[Information supplied]

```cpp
extern "C" int slk_conv2_dgrad_direct(const float* dpooled, const uint8_t* code, const float* W2,
                               float* cut_grad, int B, void* stream) {
    SLK_CHECK_ARG(B >= 0);
    if (B == 0) return 0;
    SLK_CHECK_ARG(dpooled && code && W2 && cut_grad);
    conv2_dgrad_kernel<<<B < C2D_GRID ? B : C2D_GRID, C2D_THREADS, 0, slk_stream(stream)>>>(
        dpooled, code, W2, cut_grad, B);
    return slk_launch_status();
}

extern "C" int slk_conv2_wgrad_direct(const float* act, const float* dpooled, const uint8_t* code,
                               float* slabs, int B, void* stream) {
    SLK_CHECK_ARG(B >= 0);
    if (B == 0) return 0;
    SLK_CHECK_ARG(act && dpooled && code && slabs);
    conv2_wgrad_kernel<<<slk_conv2_wgrad_direct_nslab(B), C2W_THREADS, 0, slk_stream(stream)>>>(
        act, dpooled, code, slabs, B);
    return slk_launch_status();
}

extern "C" int slk_fc_fwd(const float* pooled, const float* W3, const float* b3, float* logits,
                          int B, void* stream) {
    SLK_CHECK_ARG(B >= 0);
    if (B == 0) return 0;
    SLK_CHECK_ARG(pooled && W3 && b3 && logits);
    fc_head16_kernel<1><<<(B + FCH_S - 1) / FCH_S, FCH_T, 0, slk_stream(stream)>>>(
        pooled, W3, b3, nullptr, logits, nullptr, nullptr, nullptr, 0.f, nullptr, B, nullptr);
    return slk_launch_status();
}

extern "C" int slk_xent_fwd_bwd(const float* logits, const int64_t* labels, float* loss_i,
                                float* dlogits, float grad_scale, int* err_flag, int B, void* stream) {
    SLK_CHECK_ARG(B >= 0);
    if (B == 0) return 0;
    SLK_CHECK_ARG(logits && labels && loss_i && dlogits);
    fc_head16_kernel<2><<<(B + FCH_S - 1) / FCH_S, FCH_T, 0, slk_stream(stream)>>>(
        nullptr, nullptr, nullptr, labels, const_cast<float*>(logits), loss_i, dlogits, nullptr,
        grad_scale, err_flag, B, nullptr);
    return slk_launch_status();
}

extern "C" int slk_fc_logits_xent(const float* pooled, const float* W3, const float* b3, const int64_t* labels,
                                  float* logits, float* loss_i, float* dlogits, float grad_scale, int* err_flag, int B,
// ... 58 lines not shown
    fc_head16_kernel<7><<<(B + FCH_S - 1) / FCH_S, FCH_T, 0, slk_stream(stream)>>>(
        pooled, W3, b3, labels, logits, loss_i, dlogits, dpooled, grad_scale, err_flag, B, dp_amax);
    return slk_launch_status();
}

#define SLK_CHECK_SMOOTHING(e) SLK_CHECK_ARG((e) >= 0.f && (e) <= 1.f)

extern "C" int slk_xent_soft_fwd_bwd(const float* logits, const int64_t* labels, float* loss_i, float* dlogits,
                                     float grad_scale, float smoothing, int* err_flag, int B, void* stream) {
    SLK_CHECK_ARG(B >= 0);
    SLK_CHECK_SMOOTHING(smoothing);
    if (B == 0) return 0;
    SLK_CHECK_ARG(logits && labels && loss_i && dlogits);
    fc_head16_kernel<2, true><<<(B + FCH_S - 1) / FCH_S, FCH_T, 0, slk_stream(stream)>>>(
        nullptr, nullptr, nullptr, labels, const_cast<float*>(logits), loss_i, dlogits, nullptr, grad_scale, err_flag, B,
        nullptr, nullptr, smoothing);
    return slk_launch_status();
}

extern "C" int slk_fc_logits_xent_soft(const float* pooled, const float* W3, const float* b3, const int64_t* labels,
                                       float* logits, float* loss_i, float* dlogits, float grad_scale, float smoothing,
                                       int* err_flag, int B, void* stream) {
    SLK_CHECK_ARG(B >= 0);
    SLK_CHECK_SMOOTHING(smoothing);
    if (B == 0) return 0;
    SLK_CHECK_ARG(pooled && W3 && b3 && labels && logits && loss_i && dlogits);
    fc_head16_kernel<3, true><<<(B + FCH_S - 1) / FCH_S, FCH_T, 0, slk_stream(stream)>>>(
        pooled, W3, b3, labels, logits, loss_i, dlogits, nullptr, grad_scale, err_flag, B, nullptr, nullptr, smoothing);
    return slk_launch_status();
}

extern "C" int slk_fc_xent_soft(const float* pooled, const float* W3, const float* b3, const int64_t* labels,
                                float* logits, float* loss_i, float* dlogits, float* dpooled, float* dp_amax,
                                float grad_scale, float smoothing, int* err_flag, int B, void* stream) {
    SLK_CHECK_ARG(B >= 0);
    SLK_CHECK_SMOOTHING(smoothing);
    if (B == 0) return 0;
    SLK_CHECK_ARG(pooled && W3 && b3 && labels && logits && loss_i && dlogits && dpooled);
    fc_head16_kernel<7, true><<<(B + FCH_S - 1) / FCH_S, FCH_T, 0, slk_stream(stream)>>>(
        pooled, W3, b3, labels, logits, loss_i, dlogits, dpooled, grad_scale, err_flag, B, dp_amax, nullptr, smoothing);
    return slk_launch_status();
}

extern "C" int slk_fc_wgrad(const float* dlogits, const float* pooled, float* slabs, int B,
                            void* stream) {
    SLK_CHECK_ARG(B >= 0);
    if (B == 0) return 0;
    SLK_CHECK_ARG(dlogits && pooled && slabs);
    const int per = fcw_per(B);
    dim3 grid(FC_K4 / 256, (B + per - 1) / per);
    fc_wgrad_kernel<<<grid, 256, 0, slk_stream(stream)>>>(dlogits, pooled, slabs, B, per);
    return slk_launch_status();
}
```

split-learning-k8s_amd/splitcnn/_lib.py:

```python
from __future__ import annotations

import ctypes
import os

import torch

from .build import CSRC_DIR, LIB_PATH, source_hash

_c_float_p = ctypes.c_void_p
_P = ctypes.c_void_p
_I = ctypes.c_int
_F = ctypes.c_float
_U = ctypes.c_uint
_L = ctypes.c_int64
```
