struct ConvWaveArgs {
    const float *in, *wfrag, *scale, *shift, *res, *om;
    float *out;
    int in_cs, out_cs, res_cs, om_cs;
    int H, W, Cin, Ho, Wo, HoWo, Cout;
    int kh, kw, stride, pad, dil;
    int M, KG, tiles_n;
    int act, res_mode, sigmoid_from;
    int vec_out;
    long long w_img_stride;
    unsigned in_bytes, out_bytes, res_bytes, w_bytes;
    float *ws;
    int splits, ss_per, base_waves;
    unsigned ws_bytes;
#ifdef CONV_TRACE
    long long *trace;
#endif
};


#ifdef CONV_TRACE
static long long *g_conv_trace = nullptr;
extern "C" void m3d_conv_wave_set_trace(void *buf) { g_conv_trace = (long long *)buf; }
static int g_conv_variant = 0;
extern "C" void m3d_conv_wave_set_variant(int v) { g_conv_variant = v; }
#define TRACE_INIT() long long *trp = a.trace ? a.trace + (size_t)blockIdx.x * 128 : nullptr; int tri = 0
#define TRACE() do { if (trp && lane == 0 && tri < 128) trp[tri++] = __builtin_readcyclecounter(); } while (0)
#else
#define TRACE_INIT()
#define TRACE()
#endif

template <bool DEFORM, int NT, int NCQ = 4, int WPE = (DEFORM ? 2 : 3)>
__global__ __launch_bounds__(64) __attribute__((amdgpu_waves_per_eu(WPE))) void conv_wave_kernel(const ConvWaveArgs a)
{
    __shared__ __attribute__((aligned(16))) float tileA[32 * 32];
    __shared__ __attribute__((aligned(16))) float tapst[(DEFORM ? 9 : 1) * 32 * 8];
    const int lane = threadIdx.x, l31 = lane & 31, h = lane >> 5;
    const int gp = lane >> 3, gc = lane & 7;
    TRACE_INIT();
    TRACE();
    int blk;
    {
        const int nblk = gridDim.x, bid = blockIdx.x;
        const int q = nblk >> 3, r = nblk & 7, xcd = bid & 7, loc = bid >> 3;
        blk = (xcd < r ? xcd * (q + 1) : r * (q + 1) + (xcd - r) * q) + loc;
    }
    int split = 0;
    if (a.splits > 1) {
        split = blk / a.base_waves;
        blk -= split * a.base_waves;
    }
    const int bm = blk / a.tiles_n, bn = blk - bm * a.tiles_n;
    const int m0 = bm * 32;
    const int KK = a.kh * a.kw, C32 = a.Cin / 32;
    const int ss0 = split * a.ss_per, ss1 = min(KK * C32, ss0 + a.ss_per);

    const __amdgpu_buffer_rsrc_t rin = make_rsrc(a.in, a.in_bytes);
    const __amdgpu_buffer_rsrc_t rw =
        make_rsrc(a.wfrag + (size_t)(m0 / a.HoWo) * a.w_img_stride + (size_t)bn * NT * a.KG * 256, a.w_bytes);
    const unsigned wlane = (unsigned)lane * 16u;
    const unsigned wstride = (unsigned)a.KG * 1024u;

    int o_pix = 0, o_hi0 = 0, o_wi0 = 0;
    bool o_valid = false;
    int o_inv = -1;
    const float *o_om = a.om;
    int g_pix[4], g_hi0[4], g_wi0[4];
    bool g_valid[4];
    {
        const int m = m0 + l31;
// ... 12 lines not shown
        for (int g = 0; g < 4; ++g) {
            const int m = m0 + 8 * g + gp;
            g_valid[g] = m < a.M;
            const int mm = g_valid[g] ? m : 0;
            const int n = mm / a.HoWo, rem = mm - n * a.HoWo;
            const int ho = rem / a.Wo, wo = rem - ho * a.Wo;
            g_pix[g] = n * a.H * a.W;
            g_hi0[g] = ho * a.stride - a.pad;
            g_wi0[g] = wo * a.stride - a.pad;
        }
    }

    unsigned doff[4][DEFORM ? 4 : 1];
    float bw[DEFORM ? 4 : 1][4];
    if constexpr (DEFORM) {
        float raws[9][3];
#pragma unroll
        for (int t = 0; t < 9; ++t) {
            const int tp = min(t, KK - 1);
            raws[t][0] = o_om[2 * tp];
            raws[t][1] = o_om[2 * tp + 1];
            raws[t][2] = o_om[2 * KK + tp];
        }
#pragma unroll
        for (int t = 0; t < 9; ++t) {
            if (t < KK) {
                const int ti = t / a.kw, tj = t - ti * a.kw;
                const float mk = raws[t][2];
                const float h_im = (float)(o_hi0 + ti * a.dil) + raws[t][0];
                const float w_im = (float)(o_wi0 + tj * a.dil) + raws[t][1];
                float wq[4];
                int oq[4], drop[4];
                dcn_corners(h_im, w_im, a.H, a.W, o_inv, wq, oq, drop);
                u32x4 ob;
#pragma unroll
                for (int q = 0; q < 4; ++q) {
                    const unsigned off = ((unsigned)o_pix + (unsigned)oq[q]) * (unsigned)a.in_cs * 4u;
                    ob[q] = (off & ~(unsigned)drop[q]) | (M3D_BUF_OOB & (unsigned)drop[q]);
                }
                if (h == 0) {
                    *reinterpret_cast<u32x4 *>(&tapst[t * 256 + l31 * 8]) = ob;
                    *reinterpret_cast<f32x4 *>(&tapst[t * 256 + l31 * 8 + 4]) = f32x4{wq[0] * mk, wq[1] * mk, wq[2] * mk, wq[3] * mk};
                }
            }
        }
    }
    auto setup_tap = [&](int tap) {
        if constexpr (DEFORM) {
#pragma unroll
            for (int g = 0; g < 4; ++g) {
                const u32x4 ov = *reinterpret_cast<const u32x4 *>(&tapst[tap * 256 + (8 * g + gp) * 8]);
                const f32x4 wv = *reinterpret_cast<const f32x4 *>(&tapst[tap * 256 + (8 * g + gp) * 8 + 4]);
#pragma unroll
                for (int q = 0; q < 4; ++q) {
                    doff[g][q] = ov[q] + (unsigned)gc * 16u;
                    bw[g][q] = wv[q];
                }
            }
        } else {
            const int ti = tap / a.kw, tj = tap - ti * a.kw;
// ... 89 lines not shown
                for (int nt = 0; nt < NT; ++nt)
                    acc[nt] = __builtin_amdgcn_mfma_f32_32x32x2f32(A[j][t], bf[nt][t], acc[nt], 0, 0, 0);
            __builtin_amdgcn_sched_barrier(0);
        };
        group(0, kg0 + 1, bfA, bfB);
        group(1, kg0 + 2, bfB, bfA);
        group(2, kg0 + 3, bfA, bfB);
        group(3, kgn, bfB, bfA);
    }

    TRACE();
    const __amdgpu_buffer_rsrc_t rout = make_rsrc(a.out, a.out_bytes);
    const __amdgpu_buffer_rsrc_t rres = make_rsrc(a.res ? a.res : a.out, a.res ? a.res_bytes : 0u);
    const int n0 = bn * 32 * NT;
    const int mb = m0 + 4 * h;
    if (a.splits > 1) {
        const __amdgpu_buffer_rsrc_t rws = make_rsrc(a.ws, a.ws_bytes);
        const unsigned sbase = (unsigned)split * (unsigned)a.M;
        const unsigned cpad = (unsigned)(a.tiles_n * 32 * NT);
#pragma unroll
        for (int nt = 0; nt < NT; ++nt) {
            const unsigned co = (unsigned)(n0 + nt * 32 + l31);
#pragma unroll
            for (int r = 0; r < 16; ++r) {
                const int m = mb + (r & 3) + 8 * (r >> 2);
                const unsigned oo = m < a.M ? ((sbase + (unsigned)m) * cpad + co) * 4u : M3D_BUF_OOB;
                const float pv = acc[nt][r];
                __builtin_amdgcn_raw_buffer_store_b32(__builtin_bit_cast(unsigned, pv), rws, oo, 0, 0);
            }
        }
// ... 38 lines not shown
                        rv[q] = __builtin_bit_cast(f32x4, __builtin_amdgcn_raw_buffer_load_b128(rres, rq[q] + (unsigned)c * 4u, 0, 0));
                    } else {
#pragma unroll
                        for (int e = 0; e < 4; ++e)
                            rv[q][e] = __builtin_bit_cast(float, __builtin_amdgcn_raw_buffer_load_b32(
                                rres, c + e < a.Cout ? rq[q] + (unsigned)(c + e) * 4u : M3D_BUF_OOB, 0, 0));
                    }
                }
            }
#pragma unroll
            for (int r = 0; r < 16; ++r) tileA[((r & 3) + 8 * (r >> 2) + 4 * h) * 32 + l31] = acc[nt][r];
            const bool tile_sig = a.sigmoid_from >= 0 && n0 + nt * 32 + 31 >= a.sigmoid_from;
#pragma unroll
            for (int q = 0; q < 4; ++q) {
                f32x4 v = *reinterpret_cast<const f32x4 *>(&tileA[(pr + 8 * q) * 32 + 4 * c4]);
                if (a.res) v = a.res_mode ? (v + rv[q]) * scv[nt] + shv[nt] : v * scv[nt] + shv[nt] + rv[q];
                else v = v * scv[nt] + shv[nt];
                if (tile_sig) {
#pragma unroll
                    for (int e = 0; e < 4; ++e) v[e] = c + e >= a.sigmoid_from ? sigmoidf_(v[e]) : fmaxf(v[e], v[e] * slope);
                } else {
                    v = __builtin_elementwise_max(v, v * slope);
                }
                if (c + 3 < a.Cout) {
                    __builtin_amdgcn_raw_buffer_store_b128(__builtin_bit_cast(u32x4, v), rout, oq[q] + (unsigned)c * 4u, 0, 0);
                } else {
#pragma unroll
                    for (int e = 0; e < 4; ++e)
                        __builtin_amdgcn_raw_buffer_store_b32(__builtin_bit_cast(unsigned, v[e]), rout,
                                                              c + e < a.Cout ? oq[q] + (unsigned)(c + e) * 4u : M3D_BUF_OOB, 0, 0);
                }
            }
        }
        TRACE();
        return;
    }
#pragma unroll
    for (int nt = 0; nt < NT; ++nt) {
        const int co = n0 + nt * 32 + l31;
        const bool cok = co < a.Cout;
        const float sc = (cok && a.scale) ? a.scale[co] : 1.f;
        const float sh = (cok && a.shift) ? a.shift[co] : 0.f;
        float rv[16];
        if (a.res) {
#pragma unroll
            for (int r = 0; r < 16; ++r) {
                const int m = mb + (r & 3) + 8 * (r >> 2);
                const unsigned ro = (cok && m < a.M) ? ((unsigned)m * (unsigned)a.res_cs + (unsigned)co) * 4u : M3D_BUF_OOB;
                rv[r] = __builtin_bit_cast(float, __builtin_amdgcn_raw_buffer_load_b32(rres, ro, 0, 0));
            }
        }
#pragma unroll
        for (int r = 0; r < 16; ++r) {
            const int m = mb + (r & 3) + 8 * (r >> 2);
            float v = acc[nt][r];
            if (a.res) v = a.res_mode ? (v + rv[r]) * sc + sh : v * sc + sh + rv[r];
            else v = v * sc + sh;
            if (a.sigmoid_from >= 0 && co >= a.sigmoid_from) v = sigmoidf_(v);
            else if (a.act == 1) v = fmaxf(v, v * M3D_LEAKY_SLOPE);
            const unsigned oo = (cok && m < a.M) ? ((unsigned)m * (unsigned)a.out_cs + (unsigned)co) * 4u : M3D_BUF_OOB;
            __builtin_amdgcn_raw_buffer_store_b32(__builtin_bit_cast(unsigned, v), rout, oo, 0, 0);
        }
    }
    TRACE();
}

[/Information supplied]

Activity: What do the lines above say from the one containing "const unsigned oo = m" down to the one containing "(unsigned)c * 4u, 0, 0);"? Return them exactly, both end lines included, and only them.

Reply:
                const unsigned oo = m < a.M ? ((sbase + (unsigned)m) * cpad + co) * 4u : M3D_BUF_OOB;
                const float pv = acc[nt][r];
                __builtin_amdgcn_raw_buffer_store_b32(__builtin_bit_cast(unsigned, pv), rws, oo, 0, 0);
            }
        }
// ... 38 lines not shown
                        rv[q] = __builtin_bit_cast(f32x4, __builtin_amdgcn_raw_buffer_load_b128(rres, rq[q] + (unsigned)c * 4u, 0, 0));
                    } else {
#pragma unroll
                        for (int e = 0; e < 4; ++e)
                            rv[q][e] = __builtin_bit_cast(float, __builtin_amdgcn_raw_buffer_load_b32(
                                rres, c + e < a.Cout ? rq[q] + (unsigned)(c + e) * 4u : M3D_BUF_OOB, 0, 0));
                    }
                }
            }
#pragma unroll
            for (int r = 0; r < 16; ++r) tileA[((r & 3) + 8 * (r >> 2) + 4 * h) * 32 + l31] = acc[nt][r];
            const bool tile_sig = a.sigmoid_from >= 0 && n0 + nt * 32 + 31 >= a.sigmoid_from;
#pragma unroll
            for (int q = 0; q < 4; ++q) {
                f32x4 v = *reinterpret_cast<const f32x4 *>(&tileA[(pr + 8 * q) * 32 + 4 * c4]);
                if (a.res) v = a.res_mode ? (v + rv[q]) * scv[nt] + shv[nt] : v * scv[nt] + shv[nt] + rv[q];
                else v = v * scv[nt] + shv[nt];
                if (tile_sig) {
#pragma unroll
                    for (int e = 0; e < 4; ++e) v[e] = c + e >= a.sigmoid_from ? sigmoidf_(v[e]) : fmaxf(v[e], v[e] * slope);
                } else {
                    v = __builtin_elementwise_max(v, v * slope);
                }
                if (c + 3 < a.Cout) {
                    __builtin_amdgcn_raw_buffer_store_b128(__builtin_bit_cast(u32x4, v), rout, oq[q] + (unsigned)c * 4u, 0, 0);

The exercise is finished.